Nem sempre é fácil perceber que o uso está exagerado, porque muitas coisas vão acontecendo devagar. Mas alguns sinais chamam atenção:

  • a criança só fala em jogo, vídeo ou celular e perde interesse em outras atividades que antes gostava;
  • todo fim de tela vira uma guerra, com birras intensas e frequentes;
  • o sono piora visivelmente: vai dormir tarde, acorda cansada, boceja o dia todo;
  • o rendimento escolar cai, a concentração fica difícil, a cabeça parece estar sempre “em outro lugar”;
  • começa a engordar rápido, se movimentar pouco e passar quase todos os momentos livres sentada em frente a uma tela;
  • fica mais irritada, mais fechada, ou, no caso dos adolescentes, mais triste, se comparando o tempo todo com o que vê online.

Quando isso aparece, não adianta apenas tirar o celular da mão e esperar que tudo se resolva. Vale parar, olhar a rotina como um todo e, se possível, conversar com o pediatra ou profissional de saúde que acompanha a criança. Em muitos casos, reestruturar o uso de telas já faz uma diferença enorme. Em outros, pode ser necessário incluir psicoterapia, apoio psicológico ou psiquiátrico, sobretudo se houver sinais mais fortes de ansiedade ou depressão.


Tecnologia não é vilã, mas também não é neutra


É importante reforçar: telas não são “o inimigo” que precisa ser eliminado a qualquer custo. Elas permitem que a criança fale em vídeo com um parente que mora longe, assistam a conteúdos educativos, tenham acesso a informações que a nossa geração só conseguiria numa biblioteca. O mundo de hoje é digital, e excluir totalmente a criança desse universo também não é a resposta.

Por outro lado, fingir que é tudo igual – que passar vinte minutos vendo um vídeo educativo é a mesma coisa que passar quatro horas pulando de vídeo em vídeo aleatório, ou rolando rede social até de madrugada – também não faz sentido.

Talvez a melhor imagem seja pensar as telas como açúcar: em pequenas doses, em momentos adequados, podem ser parte de uma rotina normal. Em excesso, começam a fazer estrago.

O que a pediatria tem mostrado, com cada vez mais dados, é que:

  • quanto mais cedo o acesso irrestrito, especialmente ao smartphone próprio,
  • quanto mais horas por dia de tela recreativa,
  • quanto mais as telas substituem sono, movimento e convivência real,

maior o risco da saúde física e emocional da criança sofrer.

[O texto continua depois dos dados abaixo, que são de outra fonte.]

namespace ALD_CLASS_NS {
using namespace ald;
#ifdef ALD_EMU_COUNT
static long g_cnt_router = 0, g_cnt_unsweep = 0, g_cnt_star[34] = {0}, g_cnt_rdeg[34] = {0}, g_cnt_build = 0, g_cnt_pre[3] = {0}, g_cnt_fix[8] = {0}, g_cnt_fix_declined = 0;
struct CntPrinter { ~CntPrinter() { if(g_cnt_unsweep) { fprintf(stderr, "[emu-count] class %d: unsplittable sweeps %ld router runs %ld (of which reach build(): %ld; prepared at level 0/1/2: %ld %ld %ld)\n", ALD_CLASS_ID, g_cnt_unsweep, g_cnt_router, g_cnt_build, g_cnt_pre[0], g_cnt_pre[1], g_cnt_pre[2]);
    fprintf(stderr, "[emu-count]   stars by fan size:"); for(int i = 0; i < 34; i++) if(g_cnt_star[i]) fprintf(stderr, " %d:%ld", i, g_cnt_star[i]); fprintf(stderr, "\n");
    fprintf(stderr, "[emu-count]   stars through the fixed-size form:"); for(int i = 0; i < 8; i++) if(g_cnt_fix[i]) fprintf(stderr, " %d:%ld", i, g_cnt_fix[i]); fprintf(stderr, " declined:%ld\n", g_cnt_fix_declined);
    fprintf(stderr, "[emu-count]   router runs by degree:"); for(int i = 0; i < 34; i++) if(g_cnt_rdeg[i]) fprintf(stderr, " %d:%ld", i, g_cnt_rdeg[i]); fprintf(stderr, "\n"); } } }; static CntPrinter g_cnt_printer;
#endif

enum { MAXV = ClassDims<ALD_CLASS_ID>::MAXV, MAXE = ClassDims<ALD_CLASS_ID>::MAXE, NW = ClassDims<ALD_CLASS_ID>::NW };
typedef uint16_t IDX;
static constexpr IDX NIL = (IDX)0xFFFF;
#if ALD_CLASS_ID == ALD_HUGE_CLASS
typedef uint32_t EID;
enum { EID_LIMIT = 0x7FFFFFF0 };
#else
typedef uint16_t EID;
enum { EID_LIMIT = 0xFFF0 };
#endif
typedef ColdLayoutT<MAXV, MAXE, NW, 0> CL;
#ifndef ALD_KEEP
  #define ALD_KEEP (ALD_CLASS_ID >= ALD_FIRST_GLOBAL_CLASS ? 1 : 0)
#endif
#ifndef ALD_KEEP_TRIV
  #define ALD_KEEP_TRIV ALD_KEEP
#endif
enum { LP = 16, ARENA_I = 96, ARENA_D = 48, SCR_I = 4 * LP + ARENA_I, SCR_D = 2 * LP + ARENA_D };

struct Hot {
    struct alignas(8) Link { IDX es, et, inx, onx; };
    struct alignas(16) EdgeHot { double w; Link lk; };
    EdgeHot  ed[MAXE];
    EID      eid[MAXE];
    struct alignas(8) VertexHot { IDX in_head, out_head, in_deg, out_deg; };
    VertexHot vx[MAXV];
    uint8_t  nz[MAXV];
    uint8_t  hflag[MAXE];
};
struct HotCtx {
    ALD_GLOBAL uint8_t *cold;
    ALD_GLOBAL const KernelArgs *args;
    double   ro_ratio;
    int32_t  ro_type, ro_degree, ro_npairs, tmp0;
    int32_t  ev_all;
#if ALD_KEEP
    uint32_t ev_dirty[(MAXV + 31) / 32];
  #if ALD_KEEP_TRIV
    int32_t  tv_all; uint32_t tv_dirty[(MAXV + 31) / 32];
  #endif
#endif
    int32_t  g, V0, gstrand;
    int32_t  nv, next_id, slot_hw, free_head, free_cnt, status, any_strand, hs_dirty, n_paths, n_iters, n_trace;
    uint32_t sp_used, hl_used; int32_t hl_n;
    int32_t  s_next;
    double   p_min_w, p_min_cov, p_ratio[8]; int32_t p_max_exons, p_trace_cap;
    int32_t  pw_lds, park_lds;
    int32_t  sinkp, special_linked;
    int32_t  maybe_triv;
    int32_t  maybe_broken;
    double   sw_best_r, sw_hit_r; int32_t sw_best_v, sw_hit, sw_vend, sw_dom_base; uint32_t sw_need_lo, sw_need_hi;
    int32_t  sw_ncand;
    int32_t  scr_i[SCR_I]; double scr_d[SCR_D];
#ifdef ALD_PROF
    unsigned long long prof[32];
#endif
};

#if ALD_CLASS_ID >= ALD_FIRST_GLOBAL_CLASS
#define ALD_MERGED_WALKS 1
#endif
#if defined(ALD_EMU)
static thread_local Hot g_H;
static thread_local HotCtx g_HC;
#define H g_H
#define HC g_HC
#elif ALD_CLASS_ID >= ALD_FIRST_GLOBAL_CLASS
__shared__ ALD_GLOBAL Hot *g_Hp;
__shared__ HotCtx g_HC;
#define H (*g_Hp)
#define HC g_HC
#define ALD_HOT_IN_SLAB 1
#else
__shared__ Hot g_H;
__shared__ HotCtx g_HC;
#define H g_H
#define HC g_HC
#endif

Por isso, o foco hoje não é dizer “nunca use” ou “use à vontade”, mas ajudar as famílias a encontrar um meio-termo que respeite o desenvolvimento infantil.


Fechando a conversa


Quando se junta tudo – estudos grandes, observações do dia a dia dos consultórios, relatos de pais e mães – dá para resumir a questão mais ou menos assim:

  • A tecnologia veio para ficar, inclusive na vida das crianças.
  • Telas podem ser ferramentas interessantes, mas o cérebro infantil não foi feito para viver nelas o tempo todo.
  • Os primeiros anos de vida são especialmente delicados: quanto mais contato com pessoas de verdade, brincadeiras e mundo físico, melhor.
  • Adiar o máximo possível o smartphone próprio e colocar limites claros nas telas em geral é uma forma de proteger o sono, o corpo, a mente e as relações da criança.
  • Não existe família perfeita, mas existem ajustes concretos que fazem diferença – desligar telas na hora do jantar, tirar o celular do quarto à noite, propor um passeio ao invés de mais um episódio de série.

No fim das contas, a pergunta que vale se fazer não é “quantos minutos exatos de tela meu filho pode ter?”, mas sim: “do jeito que está hoje, a tecnologia está servindo à vida da minha criança ou a vida dela está girando em torno da tecnologia?”

Se a resposta começar a tender para o segundo lado, já é um bom momento de rever hábitos, com calma, com diálogo e, se necessário, com a ajuda do pediatra.